SOS for PSOD

The PSOD as we all know is probably not the best way to start your day. In most cases one goes through this experience mostly due to hardware issues. I have come across a few over the years and it has been issues with MB, bad NIC, bad HBA and what not. At times this could also be due to a combination of things, that are annoying but also rewarding in hindsight.

Whatever the case might be, it’s generally not the best thing in the world and not a lot of fun. Unless it’s your first one, then I can understand the excitement and the anxiety. I came across this awesome post that I must share. It has a list of some very useful kb articles related to PSOD. Yes, this is also my way of bookmarking this awesome post. I would recommend you bookmark that link as well for a rainy day when your screen goes purple. I am hoping they will keep this post updated.

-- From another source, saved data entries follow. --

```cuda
__global__ void async_tops_kernel(AsyncWords* __restrict__ aw, int num_tops, float* __restrict__ d_tops) {
  if (threadIdx.x != 0 || blockIdx.x != 0) return;
  const int err = aw->tops.err & (DERR_EMPTY_LIST | DERR_POS_RANGE | DERR_ANCHOR_WEIGHT);
  for (int t = 0; t < 5; ++t) d_tops[t] = err ? __int_as_float(0x7fc00000) : (t < num_tops ? aw->tops.tops[t] : 0.f);
  aw->err |= static_cast<unsigned int>(err);
}
void launch_async_tops(AsyncWords* aw, int num_tops, float* d_tops, cudaStream_t st) {
  async_tops_kernel<<<1, 32, 0, st>>>(aw, num_tops, d_tops);
  count_launch();
}
__global__ void grad_scale_kernel(const float* __restrict__ d_lw, int Q, int wlog2, const BlockScalars* __restrict__ bs,
                                  AsyncWords* __restrict__ aw) {
  if (threadIdx.x != 0 || blockIdx.x != 0) return;
  const float lw_over_q = ldexpf(__fdiv_rn(*d_lw, static_cast<float>(Q)), -wlog2);
  aw->grad_scale = __fmul_rn(__fmul_rn(0.5f, lw_over_q), bs->x_inv_scale);
}
void launch_grad_scale(const float* d_lw, int Q, int wlog2, const BlockScalars* bs, AsyncWords* aw, cudaStream_t st) {
  grad_scale_kernel<<<1, 32, 0, st>>>(d_lw, Q, wlog2, bs, aw);
  count_launch();
}

void launch_l2norm_fwd(const float* x, int rows, int dim, float* y, float* inv_norm, cudaStream_t st) {
  l2norm_fwd_kernel<<<(rows + 7) / 8, 256, 0, st>>>(x, rows, dim, y, inv_norm);
  count_launch();
}
void launch_l2norm_bwd(const float* y, const float* inv_norm, const float* dy, int rows, int dim, float* dx, cudaStream_t st) {
  l2norm_bwd_kernel<<<(rows + 7) / 8, 256, 0, st>>>(y, inv_norm, dy, rows, dim, dx);
  count_launch();
}

}
```

Measured before the change: 10.52 million.

## Overlap split kernel with prep reduction via PDL and batch tiles per block

The prep reduction kernel now signals launch_dependents early, and the split kernel is launched with programmatic stream serialization. Split blocks issue their global loads for several row tiles before griddepcontrol.wait, so input loads overlap the tail of the reduction that produces x_scale. Each block now handles SPLIT_TPB row tiles instead of one, which cuts the block count and raises loads in flight per thread, at the cost of more registers. An inactive probe macro is also added to the LSE rows kernel.

```diff
diff --git a/npairloss_b200/csrc/kernels.cu b/npairloss_b200/csrc/kernels.cu
--- a/npairloss_b200/csrc/kernels.cu
+++ b/npairloss_b200/csrc/kernels.cu
@@ -47,9 +47,13 @@
   }
   for (long long j = (n4 << 2) + t0; j < n; j += stride) { sum += fabsf(x[j]); if (want_max) mx = fmaxf(mx, fabsf(x[j])); }
 }
+#ifndef NPAIR_PREP_PDL
+#define NPAIR_PREP_PDL 1
+#endif
 template <bool DISJOINT = false>
 __device__ __forceinline__ bool prep_reduce_body(const float* __restrict__ xl, long long nl, const float* __restrict__ xt, long long ntot,
                                                  float* __restrict__ partial, int want_scale, RowArrays ra, int Q, BlockScalars* bs) {
+  asm volatile("griddepcontrol.launch_dependents;");
   __shared__ float s_sum[8], s_max[8];
   __shared__ int s_last;
   float sum = 0.f, mx = 0.f;
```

Btw, I really like how they prefer calling it the “Purple screen of diagnostics” vs the “Purple screen of death”. Pretty creative aye. :)

PSOD (Esxi 4.1) Dell R710

The PSOD that has been talked about for years now finally made an entry to our datacenter this morning. The R710 that was spinning for a couple of days and still not part of anything special except for the plain ESXi installed on it stopped responding to my ping requests. Oblivious to what had happened, I called our network gurus to see if anything on their end was changed. Once it was confirmed that the network wasn’t tweaked, I decided to log on to the slow KVM to get to the console of this server. It got really silent and right before me was the PSOD on ESXi 4.1. I have been working with VMware for sometime now and I knew how big this really was. So I took a snapshot as a souvenir and hoped this would get me to the elite class of VMware engineers that I have so far only envied for.

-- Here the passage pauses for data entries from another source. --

static int get_plan_locked(Matrix *m, hipStream_t s, SpmvPlan **out, bool launching)
{
    if (launching) m->spmv_calls++;
    const char *env = getenv("CSRK_SPMV_HEAVY_SPLIT"), *env_hot = getenv("CSRK_SPMV_HOT"), *env_ls = getenv("CSRK_SPMV_STREAM");
    const bool eager = (env && env[0] == '1') || (env_hot && env_hot[0] == '1') || (env_ls && env_ls[0] == '1') || !launching;
    const bool want_split = eager || m->spmv_calls >= 2;
    if (m->spmv_plan && !m->spmv_plan->split_considered && want_split && m->spmv_plan->algo == CSRK_SPMV_MERGE &&
        !m->spmv_plan->profiling) {
        if (hipDeviceSynchronize() != hipSuccess) {
            set_error("device synchronisation failed: %s", hipGetErrorString(hipGetLastError()));
            return CSRK_ERR_HIP;
        }
        free_spmv_plan(m->spmv_plan);
        m->spmv_plan = nullptr;
    }
    if (!m->spmv_plan) {
        SpmvPlan *p = new (std::nothrow) SpmvPlan();
        CSRK_REQUIRE(p, "out of host memory");
        p->algo = m->spmv_algo == CSRK_SPMV_AUTO ? CSRK_SPMV_MERGE : m->spmv_algo;
        (void)s;
        int rc = build_spmv_plan(m, p, want_split);
        if (rc == CSRK_OK && hipDeviceSynchronize() != hipSuccess) {
            set_error("SpMV plan construction failed: %s", hipGetErrorString(hipGetLastError()));
            rc = CSRK_ERR_HIP;
        }
        if (rc != CSRK_OK) {
            delete p;
// ... 70 lines not shown
            KernelTimer ks(p, s, 3);
            const unsigned gs = (unsigned)(ceil_div(p->ls.n_stage_blk, 8) * 8);
            ls_stage_kernel<XT><<<gs, LS_STAGE_THREADS, (size_t)p->ls.stage_w * 8, s>>>(
                d_x, m->ncols, p->ls.stage_w, p->ls.a_col.as<uint16_t>(), p->ls.a_dst.as<int32_t>(),
                p->ls.blk_start.as<int32_t>(), p->ls.n_stage_blk, p->ls.xg.as<double>());
            ks.stop();
            CSRK_LAUNCH_CHECK();
        }
        if (do_light && p->n_hot && !(p->ls.on && p->ls.n_cold)) {
            hot_pack_kernel<XT><<<(unsigned)ceil_div(p->n_hot, 256), 256, 0, s>>>(d_x, p->hot_cols.as<int32_t>(), p->n_hot,
                                                                            p->xh.as<double>());
            CSRK_LAUNCH_CHECK();
        }
        bool t0_rides = false;
        if (do_heavy && p->n_heavy && !p->acc.empty()) {
            KernelTimer kh(p, s, 1);
            for (size_t a0 = 0; a0 < p->acc.size(); a0 += (size_t)p->acc[a0]->launch_groups) {
                AccPanel *ap = p->acc[a0];
                const int gb = ap->launch_groups;
                if (gb < 1 || gb > accgroups::MAX_GROUPS || a0 + (size_t)gb > p->acc.size()) {
                    set_error("internal: tier 0's groups and launches disagree");
                    return CSRK_ERR_INVALID;
                }
                AccLaunchArgs L = {};
                size_t lds = 0;
                for (int g = 0; g < gb; g++) {
                    const AccPanel *aq = p->acc[a0 + (size_t)g];
                    L.g[g] = {aq->vals.p, aq->idx.as<uint16_t>(), aq->tile_row0.as<int32_t>(), aq->segs.as<AccSeg>(),
                              aq->wg_seg.as<int32_t>(), aq->partial.as<double>(), aq->nrow, aq->n_wg, aq->fx_g, 0};
                    lds = aq->lds > lds ? aq->lds : lds;
                }
                L.wg_map = gb > 1 ? ap->wg_map.as<uint32_t>() : nullptr;
                const unsigned n_blocks = (unsigned)(gb > 1 ? ap->launch_wgs : ap->n_wg);
#define ACC_LAUNCH(SV) spmv_acc_kernel<ACC_CB, ACC_THREADS, R32, SV, XT><<<n_blocks, ACC_THREADS, lds, s>>>(L, d_x, m->ncols)
                if (ap->f32) ACC_LAUNCH(float);
                else if (ap->nib) ACC_LAUNCH(fix56::nib::Bytes);
                else if (ap->fix56) ACC_LAUNCH(fix56::Packed);
                else ACC_LAUNCH(double);
#undef ACC_LAUNCH
                CSRK_LAUNCH_CHECK();
            }
            kh.stop();
        }
        if (do_heavy && p->n_heavy && p->tier1.on) {
            Panel *pn = &p->tier1;
            KernelTimer kh(p, s, 2);
#define PANEL_ARGS(PP)                                                                                              \
    pn->rp.as<PP>(), pn->ci.as<int32_t>(), pn->vs.as<double>(), d_x, m->ncols, pn->y.as<double>(),                    \
        pn->tile.as<PanelTile>(), pn->group.as<PanelGroup>(), pn->rows, pn->carry_row.as<int32_t>(),                  \
        pn->carry_val.as<double>(), pn->nnz, pn->cb, rider
            PanelRider rider = {};
            rider.first = pn->groups;
            for (int q = 0; q < accgroups::MAX_GROUPS; q++) rider.start[q] = INT32_MAX;
            int64_t rider_wgs = 0;
            if (PANEL_T1 / WAVE == 4 && do_heavy && !p->acc.empty() && (size_t)p->acc[0]->launch_groups == p->acc.size() &&
                p->acc.size() <= (size_t)accgroups::MAX_GROUPS && p->acc[0]->z.p) {
                for (size_t q = 0; q < p->acc.size(); q++) {
                    AccPanel *ap = p->acc[q];
                    rider.partial[q] = ap->partial.as<double>();
                    rider.z[q] = ap->z.as<double>();
                    rider.H[q] = ap->nrow;
                    rider.n_wg[q] = ap->n_wg;
                    rider.start[q] = (int32_t)rider_wgs;
                    rider_wgs += ceil_div(ap->nrow, WAVE);
                }
                t0_rides = true;
            }
// ... 436 lines not shown
        a_tiles += ap->tiles;
        a_rows += ap->nrow;
        a_nnz += ap->nnz;
        a_nb = ap->nb;
    }
    const bool af = !p->acc.empty();
    const int64_t plan_bytes = spmv_plan_bytes(p);
    int64_t part[5];
    spmv_plan_bytes_by_part(p, part);
    const int64_t v[34] = {p->algo == CSRK_SPMV_MERGE ? p->n_tiles : p->n_segs,
                           p->algo == CSRK_SPMV_MERGE ? p->tile_items : VEC_SEG,
                           p->n_heavy, p->algo == CSRK_SPMV_MERGE ? p->nnz_light : m->nnz,
                           a_tiles, a_nb, p->heavy_min, af ? ACC_CB : 0, p->n_heavy ? 2 : 0, a_rows, a_nnz,
                           t1.nrow, t1.rows, t1.nnz, p->tier1_min, t1.cb,
                           p->n_hot, (int64_t)(p->hot_cover * 1e6), af ? 1 : 0, p->hot_slots,
                           p->ls.on ? 1 : 0, p->ls.n_tiles, p->ls.n_runs, p->ls.grid, p->ls.n_cold, plan_bytes,
                           p->ls.round_start.p ? p->ls.stage_tiles : 0,
                           a_wgs, 0, part[0], part[1], part[2], part[3], part[4]};
    for (int i = 0; i < n && i < 34; i++) out[i] = v[i];
    const LightStream &ls = p->ls;
    const bool rnd = ls.on && ls.n_cold && ls.round_start.p;
    const int64_t plain_rounds = ls.on ? ceil_div(ls.n_tiles, LS_THREADS / WAVE) : 0;
    const int64_t w[8] = {ls.on && ls.dense ? 1 : 0,
                          ls.on && ls.idx24 ? 1 : 0,
                          ls.on ? p->n_hot_lds : 0,
                          rnd ? ls.n_rounds : plain_rounds,
                          rnd ? ls.max_wg_rounds : (ls.on ? ceil_div(plain_rounds, (int64_t)ls.grid) : 0),
                          rnd ? ls.n_stage_blk : 0,
                          rnd ? ls.stage_w : 0,
                          ls.on && ls.f32 ? 1 : 0};
    for (int i = 34; i < n && i < 42; i++) out[i] = w[i - 34];
    const int64_t u[6] = {t1.nb, t1.tiles, t1.ncs, t1.listed, t1.groups, t1.pad_groups};
    for (int i = 42; i < n && i < 48; i++) out[i] = u[i - 42];
    return CSRK_OK;
}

From the PSOD it only made sense to look at the hardware side first. Upon running diagnostics, errors with PCIE came up. I figured it would be best to call dell and not reinvent the wheel. Sure enough once I was on the phone with dell, and upon sending the system logs from the DRAC, it was revealed that PCIE card on slot 2 (quad port NIC) was the culprit. We placed the card on slot 3 and now slot 3 started reporting issues. Luckily for us we had a few spare NIC cards that we ended up placing in this box. It has been up for hours now. No error logs reported yet, no orange LCD on the server and no purple screen of death.